Lost cookies on AVForum as well.


----------



## tcusta00 (Dec 31, 2007)

Edmund said:


> Me too, I had long post composed, hit reply it said I wasn't signed in, lost what I wrote.  But funny thing is "Edmund*" was listed at the bottom as a active user? Even though I lost my cookie.


When that happens you should be able to click Back and copy your post so it's on your clipboard when you get signed back in.


----------



## Edmund (Apr 17, 2003)

tcusta00 said:


> When that happens you should be able to click Back and copy your post so it's on your clipboard when you get signed back in.


If I was composing it with computer, I was using my msntv2 unit, webtv. You cough, you lose. 90% of the posts I write is used with this unit.


----------



## tcusta00 (Dec 31, 2007)

Edmund said:


> If I was composing it with computer, I was using my msntv2 unit, webtv. You cough, you lose. 90% of the posts I write is used with this unit.


Doh! Can't help ya there.


----------



## LarryFlowers (Sep 22, 2006)

Burrrrrrp!

Sorry Guys

Those cookies were good


----------



## smiddy (Apr 5, 2006)

I say it was the Cookie Monster from Sesame Street. He tends to devour those things. 

Happened to me too BTW!


----------



## Spanky_Partain (Dec 7, 2006)

Still continues to happen....


----------



## Henry (Nov 15, 2007)

Spanky_Partain said:


> Still continues to happen....


Only once for me, so far anyway.


----------



## Phil T (Mar 25, 2002)

Same issue with AVS Forums and some other sites today. I am on a Mac.


----------



## dave29 (Feb 18, 2007)

Spanky_Partain said:


> Still continues to happen....


Keeps happening to me too.


----------



## Spanky_Partain (Dec 7, 2006)

Whats up?


----------



## BubblePuppy (Nov 3, 2006)

"IT" has only happened to me the one time, yesterday.


----------



## Spanky_Partain (Dec 7, 2006)

Continues to happen to me this morning as well, 3 times.


----------



## hdtvfan0001 (Jul 28, 2004)

Spanky_Partain said:


> Continues to happen to me this morning as well, 3 times.


Might want to clear your PC cache.

I saw it once, and not since here....and never even had to clear the cache (running WIN7).


----------



## BubblePuppy (Nov 3, 2006)

I'm using Chrome, just might fire up IE8 ( or what ever I have) to see if it happens with it......Nah.


----------



## dave29 (Feb 18, 2007)

hdtvfan0001 said:


> Might want to clear your PC cache.
> 
> I saw it once, and not since here....and never even had to clear the cache (running WIN7).

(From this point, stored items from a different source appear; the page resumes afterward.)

struct OrPut {
    uint8_t *out;
    int64_t pos;
    __device__ void operator()(unsigned value, int nbits) {
        or_bits(out, pos, value, nbits);
        pos += nbits;
    }
};
struct LdsTree {
    const uint32_t *t;
    struct E {
        uint16_t fc, dl;
    };
    __device__ E operator[](int i) const {
        uint32_t v = t[i];
        return {(uint16_t)v, (uint16_t)(v >> 16)};
    }
};
constexpr int kEbTile = 2048;
constexpr int kEbWords = kEbTile * 48 / 32 + 256;
struct LdsBitPut {
    uint32_t *w;
    uint32_t pos;
    __device__ void put64(uint64_t v, int nbits) {
        if (nbits == 0) return;
        const uint32_t k = pos >> 5, sh = pos & 31;
        const uint64_t lo = v << sh;
        const uint32_t w0 = (uint32_t)lo, w1 = (uint32_t)(lo >> 32), w2 = sh ? (uint32_t)(v >> (64 - sh)) : 0;
        if (w0) atomicOr(&w[k], w0);
        if (w1) atomicOr(&w[k + 1], w1);
        if (w2) atomicOr(&w[k + 2], w2);
        pos += (uint32_t)nbits;
    }
    __device__ void operator()(unsigned value, int nbits) { put64(value, nbits); }
};
__global__ __launch_bounds__(256) void zs_emit_bits_kernel(const StreamDesc *sd, const StreamState *st, const uint2 *work,
                                                           const uint32_t *syms, const BlockRec *blocks, const TreeWork *trees,
                                                           const BlockInfo *info) {
    __shared__ uint32_t lt[kLCodes], dt[kDCodes];
    __shared__ uint32_t obuf[kEbWords];
    __shared__ uint32_t wsum[4];
    __shared__ uint32_t sh_bits;
    uint2 w = work[blockIdx.x];
    if (w.x == kNoWork || st[w.x].deferred) return;
    const StreamDesc s = sd[w.x];
    const int b = (int)w.y;
    if (b >= st[w.x].nblocks || st[w.x].status != 0) return;
    const BlockRec r = blocks[s.blk_off + b];
    const BlockInfo bi = info[s.blk_off + b];
    uint8_t *out = s.out;
    const int tid = threadIdx.x, lane = lane_id(), wave = tid >> 6;
    if (bi.type == 0) {
        int64_t pos = bi.bit_start;
        if (tid == 0) or_bits(out, pos, (uint64_t)(r.eof & 1), 3);
        int64_t byte = (pos + 3 + 7) >> 3;
        if (tid == 0) {
            unsigned len = (unsigned)r.stored_len;
            out[byte] = (uint8_t)len, out[byte + 1] = (uint8_t)(len >> 8);
            out[byte + 2] = (uint8_t)~len, out[byte + 3] = (uint8_t)(~len >> 8);
        }
        const gcbytes src = as_global(s.in) + (r.start - s.abs_off);
        const gbytes_w dst = as_global(out) + byte + 4;
        typedef u32x4 __attribute__((aligned(1))) u32x4u;
        const int nvec = r.stored_len >> 4;
        for (int i = tid; i < nvec; i += 256)
            *(__attribute__((address_space(1))) u32x4u *)(dst + 16 * i) = *(const __attribute__((address_space(1))) u32x4u *)(src + 16 * i);
        for (int i = (nvec << 4) + tid; i < r.stored_len; i += 256) dst[i] = src[i];
        return;
    }
    const TreeWork &tw = trees[s.blk_off + b];
    if (bi.type == 2) {
        for (int i = tid; i < kLCodes; i += 256) lt[i] = (uint32_t)tw.ltree[i].fc | ((uint32_t)tw.ltree[i].dl << 16);
        if (tid < kDCodes) dt[tid] = (uint32_t)tw.dtree[tid].fc | ((uint32_t)tw.dtree[tid].dl << 16);
    } else {
        for (int i = tid; i < kLCodes; i += 256) lt[i] = static_lcode(i) | ((uint32_t)static_llen(i) << 16);
        if (tid < kDCodes) dt[tid] = bit_reverse((unsigned)tid, 5) | (5u << 16);
    }
    for (int i = tid; i < kEbWords; i += 256) obuf[i] = 0;
    __syncthreads();
    uint32_t *const W = (uint32_t *)((uintptr_t)out & ~(uintptr_t)3);
    int64_t cur = bi.bit_start + (int64_t)(((uintptr_t)out & 3) << 3);
    if (tid == 0) {
        LdsBitPut put{obuf, (uint32_t)(cur & 31)};
        put((unsigned)(bi.type << 1) + (unsigned)(r.eof & 1), 3);
        if (bi.type == 2) emit_dyn_header(tw, put);
        sh_bits = put.pos - (uint32_t)(cur & 31);
    }
    __syncthreads();
    LdsTree L{lt}, D{dt};
    const uint32_t *sy = syms + s.sym_off + r.sym_start;
    const int total = r.nsyms + 1;
    bool first = true;
    uint32_t pending = sh_bits;
    auto flush = [&](uint32_t nb, bool last) {
        const uint32_t end = (uint32_t)(cur & 31) + nb;
        const uint32_t nfull = end >> 5;
        uint32_t *g = W + (cur >> 5);
        const uint32_t carry = obuf[nfull];
        __syncthreads();
        for (uint32_t k = tid; k < nfull; k += 256) {
            const uint32_t v = obuf[k];
            if (k == 0 && first) {
                if (v) atomicOr(g, v);
            } else {
                g[k] = v;
            }
            obuf[k] = 0;
        }
        if (tid == 0) {
            obuf[nfull] = 0;
            if (last) {
                if (carry) atomicOr(g + nfull, carry);
            } else {
                obuf[0] = carry;
            }
        }
        if (nfull) first = false;
        cur += nb;
        __syncthreads();
    };
    for (int t0 = 0; t0 < total; t0 += kEbTile) {
        const int i0 = t0 + tid * 8;
        uint32_t v[8];
        uint32_t mybits = 0;
#pragma unroll
        for (int k = 0; k < 8; k++) {
            const int i = i0 + k;
            v[k] = i < r.nsyms ? sy[i] : (uint32_t)kEndBlock;
            uint64_t bits;
            if (i < total) mybits += (uint32_t)encode_symbol(L, D, (int)(v[k] >> 16), (int)(v[k] & 0xFFFF), bits);
        }
        uint32_t inc = mybits;
#pragma unroll
        for (int off = 1; off < 64; off <<= 1) {
            const uint32_t o = (uint32_t)__shfl_up((int)inc, off);
            if (lane >= off) inc += o;
        }
        if (lane == 63) wsum[wave] = inc;
        __syncthreads();
        uint32_t before = 0, tile_bits = 0;
#pragma unroll
        for (int k = 0; k < 4; k++) {
            const uint32_t x = wsum[k];
            if (k < wave) before += x;
            tile_bits += x;
        }
        LdsBitPut put{obuf, (uint32_t)(cur & 31) + pending + before + inc - mybits};
        uint64_t acc = 0;
        int fill = 0;
#pragma unroll
        for (int k = 0; k < 8; k++) {
            if (i0 + k < total) {
                uint64_t bits;
                const int nb = encode_symbol(L, D, (int)(v[k] >> 16), (int)(v[k] & 0xFFFF), bits);
                acc |= bits << fill;
                fill += nb;
                if (fill >= 16) {
                    int fl = fill & ~7;
                    if (fl > 56) fl = 56;
                    put.put64(acc & ((1ull << fl) - 1), fl);
                    acc >>= fl;
                    fill -= fl;
                }
            }
        }
        if (fill) put.put64(acc, fill);
        __syncthreads();
        flush(pending + tile_bits, t0 + kEbTile >= total);
        pending = 0;
    }
}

Cleared mine multiple times, still continues to happen.


----------



## Davenlr (Sep 16, 2006)

Only happened to me once on this site, but happens every time I go to AVSFORUM. Im using Win7 with Firefox. Happens on my PDA as well. Very weird.


----------



## Spanky_Partain (Dec 7, 2006)

Ok, I am using Win 7 with FF and I cleared the history/cookies and everything seems to working ok now.

Thanks guys...
Not sure why I didn't think of that myself. [holding head down in shame]


----------



## hdtvfan0001 (Jul 28, 2004)

dave29 said:


> Cleared mine multiple times, still continues to happen.


Sorry to hear that....seems to have worked for others....


Spanky_Partain said:


> Ok, I am using Win 7 with FF and I cleared the history/cookies and everything seems to working ok now.
> 
> Thanks guys...
> Not sure why I didn't think of that myself. [holding head down in shame]


Always glad to help our fellow DBSTalkers...


----------



## Chris Blount (Jun 22, 2001)

The cookies are getting corrupted for some reason. Simply clearing them does not always work. You need to completely delete them from the computer and then login again.


----------



## dave29 (Feb 18, 2007)

Chris Blount said:


> The cookies are getting corrupted for some reason. Simply clearing them does not always work. You need to completely delete them from the computer and then login again.


Will try.


----------



## Henry (Nov 15, 2007)

Chris Blount said:


> The cookies are getting corrupted for some reason. Simply clearing them does not always work. You need to completely delete them from the computer and then login again.


Thanks, Chris;

FWIW, I didn't do anything other than re-log in. I haven't had a problem since. I'm running IE8 on a Win XP Pro, SP3 platform.


----------



## hdtvfan0001 (Jul 28, 2004)

HDG said:


> Thanks, Chris;
> 
> FWIW, I didn't do anything other than re-log in. I haven't had a problem since. I'm running IE8 on a Win XP Pro, SP3 platform.


Same thing here...I didn't do anything other than re-log in...on WIN7 and IE8.


----------